··· Data ···
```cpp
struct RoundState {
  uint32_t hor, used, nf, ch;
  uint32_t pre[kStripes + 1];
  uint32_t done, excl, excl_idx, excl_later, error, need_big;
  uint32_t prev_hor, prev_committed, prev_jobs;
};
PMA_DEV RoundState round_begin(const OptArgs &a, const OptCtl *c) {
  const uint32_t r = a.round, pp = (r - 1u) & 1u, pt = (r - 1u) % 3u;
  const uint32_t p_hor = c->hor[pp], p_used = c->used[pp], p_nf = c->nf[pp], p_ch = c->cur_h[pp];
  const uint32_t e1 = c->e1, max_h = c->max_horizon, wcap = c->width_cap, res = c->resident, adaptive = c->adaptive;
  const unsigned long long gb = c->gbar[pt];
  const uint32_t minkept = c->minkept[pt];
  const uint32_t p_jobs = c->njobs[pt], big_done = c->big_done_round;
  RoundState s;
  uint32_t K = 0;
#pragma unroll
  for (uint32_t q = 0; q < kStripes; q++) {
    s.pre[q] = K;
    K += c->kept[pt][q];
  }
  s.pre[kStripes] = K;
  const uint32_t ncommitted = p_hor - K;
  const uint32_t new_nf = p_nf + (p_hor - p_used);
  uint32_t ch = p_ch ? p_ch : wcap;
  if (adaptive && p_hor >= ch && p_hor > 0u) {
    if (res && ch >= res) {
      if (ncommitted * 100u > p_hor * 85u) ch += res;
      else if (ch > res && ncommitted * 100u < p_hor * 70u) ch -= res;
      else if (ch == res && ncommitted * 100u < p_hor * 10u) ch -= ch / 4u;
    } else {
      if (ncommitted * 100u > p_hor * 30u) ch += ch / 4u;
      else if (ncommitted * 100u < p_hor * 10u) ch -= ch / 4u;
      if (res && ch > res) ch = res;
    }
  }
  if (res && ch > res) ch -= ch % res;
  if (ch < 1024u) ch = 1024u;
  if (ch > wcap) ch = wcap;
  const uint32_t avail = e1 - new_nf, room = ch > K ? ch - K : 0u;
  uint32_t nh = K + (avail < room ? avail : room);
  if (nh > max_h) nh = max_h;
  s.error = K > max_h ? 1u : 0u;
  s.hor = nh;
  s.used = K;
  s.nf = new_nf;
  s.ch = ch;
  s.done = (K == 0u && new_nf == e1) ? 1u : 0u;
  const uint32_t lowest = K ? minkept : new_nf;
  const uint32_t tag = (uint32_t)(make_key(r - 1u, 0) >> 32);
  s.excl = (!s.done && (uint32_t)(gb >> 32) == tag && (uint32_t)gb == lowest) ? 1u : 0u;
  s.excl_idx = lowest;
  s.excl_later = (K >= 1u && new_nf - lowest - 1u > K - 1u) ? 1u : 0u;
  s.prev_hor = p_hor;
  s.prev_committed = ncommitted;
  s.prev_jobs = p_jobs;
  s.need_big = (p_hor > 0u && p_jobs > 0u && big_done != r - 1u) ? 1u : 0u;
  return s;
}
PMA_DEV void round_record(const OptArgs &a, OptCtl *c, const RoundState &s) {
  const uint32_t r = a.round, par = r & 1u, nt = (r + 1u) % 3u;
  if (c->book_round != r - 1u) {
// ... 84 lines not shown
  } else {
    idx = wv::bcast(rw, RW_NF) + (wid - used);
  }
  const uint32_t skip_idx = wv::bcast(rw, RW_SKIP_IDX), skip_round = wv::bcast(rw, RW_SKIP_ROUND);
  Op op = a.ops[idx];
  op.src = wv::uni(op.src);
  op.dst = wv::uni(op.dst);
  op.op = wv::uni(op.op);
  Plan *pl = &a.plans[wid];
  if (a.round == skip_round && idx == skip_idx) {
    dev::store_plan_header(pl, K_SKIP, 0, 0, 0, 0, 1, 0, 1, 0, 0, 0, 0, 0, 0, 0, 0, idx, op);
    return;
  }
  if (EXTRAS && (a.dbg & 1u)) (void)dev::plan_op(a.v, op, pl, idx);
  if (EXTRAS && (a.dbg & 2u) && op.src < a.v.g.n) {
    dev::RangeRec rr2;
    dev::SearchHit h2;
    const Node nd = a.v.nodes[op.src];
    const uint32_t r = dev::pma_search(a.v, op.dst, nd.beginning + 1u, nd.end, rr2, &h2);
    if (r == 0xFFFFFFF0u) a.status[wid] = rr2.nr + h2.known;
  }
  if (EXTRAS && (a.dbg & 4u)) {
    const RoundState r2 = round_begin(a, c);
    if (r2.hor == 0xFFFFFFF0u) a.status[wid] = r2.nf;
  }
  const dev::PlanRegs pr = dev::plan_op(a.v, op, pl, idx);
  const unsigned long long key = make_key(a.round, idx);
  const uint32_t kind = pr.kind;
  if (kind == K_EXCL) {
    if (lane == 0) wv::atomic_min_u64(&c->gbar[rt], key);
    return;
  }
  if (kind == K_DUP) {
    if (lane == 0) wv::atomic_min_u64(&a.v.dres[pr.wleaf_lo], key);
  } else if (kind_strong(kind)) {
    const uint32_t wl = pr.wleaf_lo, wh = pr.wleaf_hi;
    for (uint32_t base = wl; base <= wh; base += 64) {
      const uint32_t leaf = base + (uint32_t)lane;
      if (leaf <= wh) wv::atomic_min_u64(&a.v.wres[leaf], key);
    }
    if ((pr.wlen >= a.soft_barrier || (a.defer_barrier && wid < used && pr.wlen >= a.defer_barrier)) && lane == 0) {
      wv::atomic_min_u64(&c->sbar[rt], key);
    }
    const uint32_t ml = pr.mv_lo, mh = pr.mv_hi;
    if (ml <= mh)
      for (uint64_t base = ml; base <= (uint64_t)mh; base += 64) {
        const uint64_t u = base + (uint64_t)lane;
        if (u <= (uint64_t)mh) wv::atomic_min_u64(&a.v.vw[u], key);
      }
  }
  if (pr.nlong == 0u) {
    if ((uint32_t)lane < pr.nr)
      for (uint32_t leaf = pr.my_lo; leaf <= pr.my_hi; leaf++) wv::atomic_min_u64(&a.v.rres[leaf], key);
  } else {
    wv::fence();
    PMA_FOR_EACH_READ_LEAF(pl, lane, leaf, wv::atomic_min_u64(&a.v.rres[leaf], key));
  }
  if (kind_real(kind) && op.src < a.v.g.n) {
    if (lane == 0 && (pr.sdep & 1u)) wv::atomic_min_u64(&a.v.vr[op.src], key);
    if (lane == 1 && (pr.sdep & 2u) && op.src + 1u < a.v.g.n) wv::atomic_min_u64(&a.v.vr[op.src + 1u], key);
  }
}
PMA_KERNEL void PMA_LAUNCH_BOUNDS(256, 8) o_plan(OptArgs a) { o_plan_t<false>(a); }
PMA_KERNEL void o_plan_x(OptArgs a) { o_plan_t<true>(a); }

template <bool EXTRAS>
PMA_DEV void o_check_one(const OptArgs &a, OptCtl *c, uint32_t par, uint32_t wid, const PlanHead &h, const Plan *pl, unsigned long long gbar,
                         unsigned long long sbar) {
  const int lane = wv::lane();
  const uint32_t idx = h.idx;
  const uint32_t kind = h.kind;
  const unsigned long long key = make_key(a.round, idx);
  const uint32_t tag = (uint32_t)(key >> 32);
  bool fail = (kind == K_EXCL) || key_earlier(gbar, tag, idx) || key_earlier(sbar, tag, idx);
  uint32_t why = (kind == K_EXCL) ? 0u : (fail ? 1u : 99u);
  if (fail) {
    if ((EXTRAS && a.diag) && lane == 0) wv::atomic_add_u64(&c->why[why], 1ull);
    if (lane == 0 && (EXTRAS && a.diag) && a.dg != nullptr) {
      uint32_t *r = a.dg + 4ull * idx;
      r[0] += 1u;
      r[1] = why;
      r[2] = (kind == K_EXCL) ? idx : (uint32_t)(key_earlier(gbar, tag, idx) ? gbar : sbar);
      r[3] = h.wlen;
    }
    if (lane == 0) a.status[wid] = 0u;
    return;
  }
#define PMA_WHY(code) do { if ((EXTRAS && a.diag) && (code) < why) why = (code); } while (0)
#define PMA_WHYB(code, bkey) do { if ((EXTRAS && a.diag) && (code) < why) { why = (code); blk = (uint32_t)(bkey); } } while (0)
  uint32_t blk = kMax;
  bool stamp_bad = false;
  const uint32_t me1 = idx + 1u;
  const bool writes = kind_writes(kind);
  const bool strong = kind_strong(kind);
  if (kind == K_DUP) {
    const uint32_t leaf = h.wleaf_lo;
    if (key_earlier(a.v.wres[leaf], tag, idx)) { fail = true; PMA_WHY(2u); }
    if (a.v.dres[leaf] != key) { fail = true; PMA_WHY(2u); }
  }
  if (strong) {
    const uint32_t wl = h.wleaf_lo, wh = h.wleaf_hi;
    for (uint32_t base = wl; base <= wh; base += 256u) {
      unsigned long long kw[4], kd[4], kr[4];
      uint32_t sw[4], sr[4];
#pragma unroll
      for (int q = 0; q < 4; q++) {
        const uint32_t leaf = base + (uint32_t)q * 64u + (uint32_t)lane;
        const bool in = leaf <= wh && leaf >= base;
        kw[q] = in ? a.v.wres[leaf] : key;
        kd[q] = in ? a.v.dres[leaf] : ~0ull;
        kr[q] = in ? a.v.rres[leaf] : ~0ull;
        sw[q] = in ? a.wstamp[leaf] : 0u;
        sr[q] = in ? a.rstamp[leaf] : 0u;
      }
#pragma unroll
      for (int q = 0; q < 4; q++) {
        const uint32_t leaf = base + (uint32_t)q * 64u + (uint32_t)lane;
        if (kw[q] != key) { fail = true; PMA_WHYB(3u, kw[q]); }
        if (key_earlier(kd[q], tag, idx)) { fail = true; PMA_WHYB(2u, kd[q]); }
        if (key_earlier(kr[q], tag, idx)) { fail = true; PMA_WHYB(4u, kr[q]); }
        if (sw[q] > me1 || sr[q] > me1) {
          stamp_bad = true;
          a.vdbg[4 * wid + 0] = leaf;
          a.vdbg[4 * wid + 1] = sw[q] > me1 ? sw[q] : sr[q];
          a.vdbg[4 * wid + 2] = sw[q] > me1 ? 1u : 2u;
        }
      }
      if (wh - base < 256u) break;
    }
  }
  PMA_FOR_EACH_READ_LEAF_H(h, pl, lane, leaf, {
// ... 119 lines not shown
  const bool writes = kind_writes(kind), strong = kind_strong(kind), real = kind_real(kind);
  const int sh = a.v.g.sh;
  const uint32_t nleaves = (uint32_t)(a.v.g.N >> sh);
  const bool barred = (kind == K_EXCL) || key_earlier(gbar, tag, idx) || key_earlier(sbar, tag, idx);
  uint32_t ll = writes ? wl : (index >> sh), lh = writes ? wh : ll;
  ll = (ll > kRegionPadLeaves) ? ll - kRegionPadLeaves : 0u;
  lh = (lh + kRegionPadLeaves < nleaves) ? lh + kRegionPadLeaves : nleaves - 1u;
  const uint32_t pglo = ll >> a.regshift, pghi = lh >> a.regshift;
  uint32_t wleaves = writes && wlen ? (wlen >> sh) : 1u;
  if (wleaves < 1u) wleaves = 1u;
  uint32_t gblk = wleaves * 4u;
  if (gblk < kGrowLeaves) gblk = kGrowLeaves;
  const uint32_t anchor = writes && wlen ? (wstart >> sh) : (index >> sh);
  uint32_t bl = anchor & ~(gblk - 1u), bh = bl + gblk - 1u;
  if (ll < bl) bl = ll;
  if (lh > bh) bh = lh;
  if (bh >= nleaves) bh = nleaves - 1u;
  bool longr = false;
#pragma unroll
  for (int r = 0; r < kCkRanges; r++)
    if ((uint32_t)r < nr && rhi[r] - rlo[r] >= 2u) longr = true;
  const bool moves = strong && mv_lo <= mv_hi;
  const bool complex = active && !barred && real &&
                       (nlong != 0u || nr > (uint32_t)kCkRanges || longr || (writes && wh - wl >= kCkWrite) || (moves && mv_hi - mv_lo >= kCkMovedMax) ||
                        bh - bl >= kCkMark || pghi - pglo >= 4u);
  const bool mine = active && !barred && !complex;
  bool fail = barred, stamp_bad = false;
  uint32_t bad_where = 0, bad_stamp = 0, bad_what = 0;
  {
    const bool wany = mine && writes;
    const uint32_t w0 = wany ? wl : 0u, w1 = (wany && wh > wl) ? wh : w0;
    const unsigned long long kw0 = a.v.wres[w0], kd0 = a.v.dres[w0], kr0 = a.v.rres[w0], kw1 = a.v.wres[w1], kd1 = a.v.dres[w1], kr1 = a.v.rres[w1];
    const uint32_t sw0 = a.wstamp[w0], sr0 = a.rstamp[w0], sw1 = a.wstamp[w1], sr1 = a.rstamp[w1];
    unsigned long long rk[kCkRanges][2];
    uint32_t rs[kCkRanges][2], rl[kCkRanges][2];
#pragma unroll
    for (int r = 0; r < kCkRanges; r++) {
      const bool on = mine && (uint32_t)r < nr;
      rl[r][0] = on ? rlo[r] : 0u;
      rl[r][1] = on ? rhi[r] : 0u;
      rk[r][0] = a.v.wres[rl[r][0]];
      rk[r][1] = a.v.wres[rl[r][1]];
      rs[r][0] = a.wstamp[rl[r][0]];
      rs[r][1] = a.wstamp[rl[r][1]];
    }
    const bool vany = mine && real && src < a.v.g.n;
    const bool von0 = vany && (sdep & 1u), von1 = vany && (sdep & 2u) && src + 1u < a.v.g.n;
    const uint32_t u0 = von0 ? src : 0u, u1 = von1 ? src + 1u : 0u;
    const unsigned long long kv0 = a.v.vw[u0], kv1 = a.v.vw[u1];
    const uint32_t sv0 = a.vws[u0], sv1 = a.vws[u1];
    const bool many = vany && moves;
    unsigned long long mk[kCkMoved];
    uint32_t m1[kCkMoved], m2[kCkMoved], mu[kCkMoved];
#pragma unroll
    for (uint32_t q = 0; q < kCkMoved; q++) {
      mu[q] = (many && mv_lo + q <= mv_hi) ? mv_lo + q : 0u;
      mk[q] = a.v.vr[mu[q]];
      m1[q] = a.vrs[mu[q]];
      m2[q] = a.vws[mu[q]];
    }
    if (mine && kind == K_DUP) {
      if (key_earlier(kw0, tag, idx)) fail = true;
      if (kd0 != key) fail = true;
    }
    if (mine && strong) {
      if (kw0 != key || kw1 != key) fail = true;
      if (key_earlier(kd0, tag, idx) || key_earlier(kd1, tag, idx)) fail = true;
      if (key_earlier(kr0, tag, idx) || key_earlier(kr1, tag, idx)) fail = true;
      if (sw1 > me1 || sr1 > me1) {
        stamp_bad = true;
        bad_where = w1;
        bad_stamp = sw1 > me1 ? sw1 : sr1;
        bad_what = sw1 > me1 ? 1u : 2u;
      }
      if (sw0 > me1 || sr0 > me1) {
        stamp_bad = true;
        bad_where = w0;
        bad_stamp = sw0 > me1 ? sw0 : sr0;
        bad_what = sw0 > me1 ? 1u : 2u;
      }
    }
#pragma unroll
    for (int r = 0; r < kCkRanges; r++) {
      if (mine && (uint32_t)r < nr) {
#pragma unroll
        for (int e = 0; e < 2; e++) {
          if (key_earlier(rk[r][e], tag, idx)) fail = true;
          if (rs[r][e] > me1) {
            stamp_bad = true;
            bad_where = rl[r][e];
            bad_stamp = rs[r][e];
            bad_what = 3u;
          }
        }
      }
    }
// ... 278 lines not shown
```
···
• Your task:
Scan the material above for lines holding the string "many" and copy those lines.

• Written response:
    const bool many = vany && moves;
      mu[q] = (many && mv_lo + q <= mv_hi) ? mv_lo + q : 0u;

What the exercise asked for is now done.